VERDI Rigoletto

Record and Artist Details

Composer or Director: Giuseppe Verdi

Genre:

Opera

Label: Decca

Media Format: Digital Versatile Disc

Media Runtime: 188

Mastering:

DDD

Catalogue Number: 074 3884DH

074 3884. VERDI Rigoletto

Tracks:

Composition Artist Credit
Rigoletto Giuseppe Verdi, Composer
Ara Berberian, Sparafucile, Bass
Batyah Godfrey, Giovanna, Mezzo soprano
Betsy Norden, Countess Ceprano, Soprano
Charles Anthony, Borsa, Tenor
Christiane Eda-Pierre, Gilda, Soprano
Giuseppe Verdi, Composer
Isola Jones, Maddalena, Mezzo soprano
James Levine
John Darrenkamp, Marullo, Baritone
Louis Quilico, Rigoletto, Baritone
Nadyne Brewer, A Page, Mezzo soprano
New York Metropolitan Opera Ballet
New York Metropolitan Opera Chorus
New York Metropolitan Opera Orchestra
Norman Andersson, Count Ceprano, Bass-baritone
Paul de Paola, Chief Guard, Bass
Richard J Clark, Monterone, Baritone
Dramatically we’re back in the stone age. No one apart from Louis Quilico’s jester or Isola Jones’s sexy Maddalena does any acting at all. Chorus and extras hang round in ‘period’ clothes wondering how to wear and move in them. Some terrible dancing at the beginning supposedly provides lascivious atmosphere. A single up- and downstairs set, variously clad, trebles for the Duke’s, Rigoletto’s and Sparafucile’s. Brian Large’s filming concentrates on the video equivalent of selfies for Duke Pavarotti’s and Rigoletto’s big numbers. Apart from the fact that the production gives no one anything to do, there’s also the problem of how to fill in the vast amount of applause time that follows the tenor’s every utterance.

Musically there’s much to admire. This is a better audio vehicle for maestro Levine’s Rigoletto than the (later) DG recording – this is the fiery young conductor who made those thrilling early opera and Mahler recordings, caught with his homegrown orchestra in their first pomp. What a pity the stage drama nowhere matches that level. The vocalism is strong and occasionally outstanding. Pavarotti has an ideal timbre for the Duke but so little interest in what the words say. Christiane Eda-Pierre can certainly cope with both a big-house Gilda and its vocal decoration. She achieves it (remarkably) by acting even less than her tenor. Quilico’s Rigoletto is collectable and caught here when he was still in good voice – it’s an old-school performance (an honourable man dishonoured) without the devil that Gobbi found in the role, let alone the more coloured, twisted impersonations of contemporary interpreters. But it’s worth seeing and hearing. The Sparafuciles (as almost always) make much of their Act 3 scene but there’s no relationship between them, no questioning of why a man and his sister are doing these things.
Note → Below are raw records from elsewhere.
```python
TtsTensor._fields_ = [
    ("type", ctypes.c_int32),
    ("op", ctypes.c_int32),
    ("ne", ctypes.c_int64 * 4),
    ("nb", ctypes.c_uint64 * 4),
    ("op_params", ctypes.c_int32 * 16),
    ("src", ctypes.POINTER(TtsTensor) * 4),
    ("view_src", ctypes.POINTER(TtsTensor)),
    ("view_offs", ctypes.c_uint64),
    ("data", ctypes.c_void_p),
    ("flags", ctypes.c_int32),
    ("pad_", ctypes.c_int32),
    ("name", ctypes.c_char * 64),
# ... 245 lines not shown
        "tts_op_name": (ctypes.c_char_p, [ctypes.c_int]),
        "tts_hip_device_count": (ctypes.c_int, []),
        "tts_hip_backend_init": (vp, [ctypes.c_int]),
        "tts_hip_backend_free": (None, [vp]),
        "tts_hip_backend_name": (ctypes.c_char_p, [vp]),
        "tts_hip_buffer_alloc": (vp, [vp, sz]),
        "tts_hip_buffer_free": (None, [vp, vp]),
        "tts_hip_buffer_alignment": (sz, []),
        "tts_hip_tensor_set": (ctypes.c_int, [vp, vp, vp, sz]),
        "tts_hip_tensor_get": (ctypes.c_int, [vp, vp, vp, sz]),
        "tts_hip_tensor_copy": (ctypes.c_int, [vp, vp, vp, sz]),
        "tts_hip_copy_stream": (ctypes.c_int, [vp, vp, vp, sz]),
        "tts_hip_memset": (ctypes.c_int, [vp, vp, ctypes.c_int, sz]),
        "tts_hip_synchronize": (ctypes.c_int, [vp]),
        "tts_hip_supports_op": (ctypes.c_int, [ctypes.POINTER(TtsTensor)]),
        "tts_hip_graph_compute": (ctypes.c_int, [vp, ctypes.POINTER(ctypes.POINTER(TtsTensor)), ctypes.c_int]),
        "tts_hip_set_option": (ctypes.c_int, [vp, ctypes.c_int, ctypes.c_int]),
        "tts_hip_attn_decode": (ctypes.c_int, [vp, ctypes.POINTER(TtsTensor), ctypes.POINTER(TtsTensor), ctypes.POINTER(TtsTensor), vp,
                                               i64, ctypes.c_float, vp, vp, vp, vp, vp, vp]),
        "tts_hip_gemv_stats": (ctypes.c_int, [vp, ctypes.c_int, ctypes.POINTER(ctypes.c_double), ctypes.POINTER(i64),
                                              ctypes.POINTER(ctypes.c_double), ctypes.c_int]),
        "tts_hip_gemv": (ctypes.c_int, [vp, ctypes.c_int, vp, vp, vp, i64, i64, i64]),
        "tts_hip_gemv_ex": (ctypes.c_int, [vp, ctypes.c_int, vp, vp, vp, i64, i64, i64, i32]),
        "tts_hip_counters": (ctypes.c_int, [vp, ctypes.POINTER(i64), ctypes.c_int]),
        "tts_hip_coalesce_stats": (ctypes.c_int, [ctypes.c_int, ctypes.POINTER(i64), ctypes.c_int]),
        "tts_hip_coalesce_set_wait": (None, [ctypes.c_int]),
        "tts_hip_coalesce_enable": (ctypes.c_int, [ctypes.c_int]),
        "tts_hip_test_hook": (ctypes.c_int, [ctypes.c_int, ctypes.c_int]),
        "tts_hip_install_crash_handler": (ctypes.c_int, []),
        "tts_parler_n_weights": (i32, [vp]),
        "tts_dia_n_weights": (i32, [vp]),
        "tts_dia_weight": (u64, [vp, i32, ctypes.c_char_p, u64, ctypes.POINTER(i64), ctypes.POINTER(i32), vp, u64]),
        "tts_parler_weight": (u64, [vp, i32, ctypes.c_char_p, u64, ctypes.POINTER(i64), ctypes.POINTER(i32), vp, u64]),
        "tts_orpheus_n_weights": (i32, [vp]),
        "tts_orpheus_weight": (u64, [vp, i32, ctypes.c_char_p, u64, ctypes.POINTER(i64), ctypes.POINTER(i32), vp, u64]),
        "tts_dac_n_weights": (i32, [vp]),
        "tts_dac_weight": (u64, [vp, i32, ctypes.c_char_p, u64, ctypes.POINTER(i64), ctypes.POINTER(i32), vp, u64]),
        "tts_sampling_default": (None, [ctypes.POINTER(Sampling)]),
        "tts_parler_set_sampling": (None, [vp, ctypes.POINTER(Sampling)]),
        "tts_parler_set_position": (ctypes.c_int, [vp, i32]),
        "tts_dia_set_sampling": (None, [vp, ctypes.POINTER(Sampling)]),
        "tts_orpheus_set_sampling": (None, [vp, ctypes.POINTER(Sampling)]),
        "tts_sampler_call_seed": (ctypes.c_uint32, [ctypes.c_uint64, i32, i64]),
        "tts_sampler_sample": (ctypes.c_int, [ctypes.POINTER(Sampling), vp, i32, i32, ctypes.c_uint32, vp, vp, vp]),
        "tts_hip_sample_step": (ctypes.c_int, [vp, vp, i32, i32, i32, ctypes.POINTER(Sampling), i64, vp, i32, i32, i32, vp, vp, vp]),
        "tts_hip_greedy_step": (ctypes.c_int, [vp, vp, i32, i32, i32, i32, i32, i32, vp, vp, vp]),
# ... 1097 lines not shown
```

Baseline: 108.7.

## Prefetch residual and fold K-relay reduction tail in Q4_K relay GEMV

Result: faster. 110.3, median of 6 (+1.5%).

```diff
diff --git a/include/tts_hip.h b/include/tts_hip.h
--- a/include/tts_hip.h
+++ b/include/tts_hip.h
@@ -214,6 +214,7 @@
     TTS_HIP_OPT_GEMM_PF = 41,
     TTS_HIP_OPT_GEMM_PF_NW = 42,
     TTS_HIP_OPT_ATTN_ONE = 43,
+    TTS_HIP_OPT_GEMV_KR_TAIL = 44,
     TTS_HIP_OPT_COALESCE = 37,
 };
 enum tts_fuse_bits {
@@ -263,6 +264,8 @@
                  int64_t K, int64_t N, int64_t M);
 int tts_hip_gemv_ex(tts_hip_backend_t backend, int type, const void * w, const float * x, float * y,
                     int64_t K, int64_t N, int64_t M, int32_t wflags);
+int tts_hip_gemv_res(tts_hip_backend_t backend, int type, const void * w, const float * x, float * y, const float * res,
+                     int64_t K, int64_t N, int64_t M, int32_t wflags);
 
 typedef struct tts_backend_iface {
     void * ctx;
diff --git a/tts.cpp_amd/csrc/backend.hip b/tts.cpp_amd/csrc/backend.hip
--- a/tts.cpp_amd/csrc/backend.hip
+++ b/tts.cpp_amd/csrc/backend.hip
@@ -762,6 +762,10 @@
             if (value < 0 || value > 2) return TTS_STATUS_BAD_ARG;
             be->attn_one = value;
             return 0;
+        case TTS_HIP_OPT_GEMV_KR_TAIL:
+            if (value < 0 || value > 4) return TTS_STATUS_BAD_ARG;
+            be->gemv_kr_tail = value;
+            return 0;
         case TTS_HIP_OPT_GEMM_KR_NW: be->gemm_kr_nw = value == 8 ? 8 : 4; return 0;
         case TTS_HIP_OPT_GEMM_Q8: be->gemm_q8 = value != 0; return 0;
         case TTS_HIP_OPT_CU_PARTITION: {
diff --git a/tts.cpp_amd/csrc/coalesce.hip b/tts.cpp_amd/csrc/coalesce.hip
--- a/tts.cpp_amd/csrc/coalesce.hip
+++ b/tts.cpp_amd/csrc/coalesce.hip
@@ -180,6 +180,7 @@
     d->gemv_mf_prequant = s->gemv_mf_prequant;
     d->gemv_kr = s->gemv_kr;
     d->gemv_kr_loop = s->gemv_kr_loop;
+    d->gemv_kr_tail = s->gemv_kr_tail;
     d->gemv_q80_pro = s->gemv_q80_pro;
     d->gemv_q80_slab = s->gemv_q80_slab;
     d->gemv_q80_rw = s->gemv_q80_rw;
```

In general this last may serve as a symbol of what’s totally lacking here. This still terrifyingly amoral work – in which the ‘baddies’ in power get away with everything the whole time – is boxed and packaged as a slab of poor Shakespearean period melodrama. Run in relief to almost any intelligent modern staging such as, for example, the Met’s own Michael Mayer version (DG, 2013).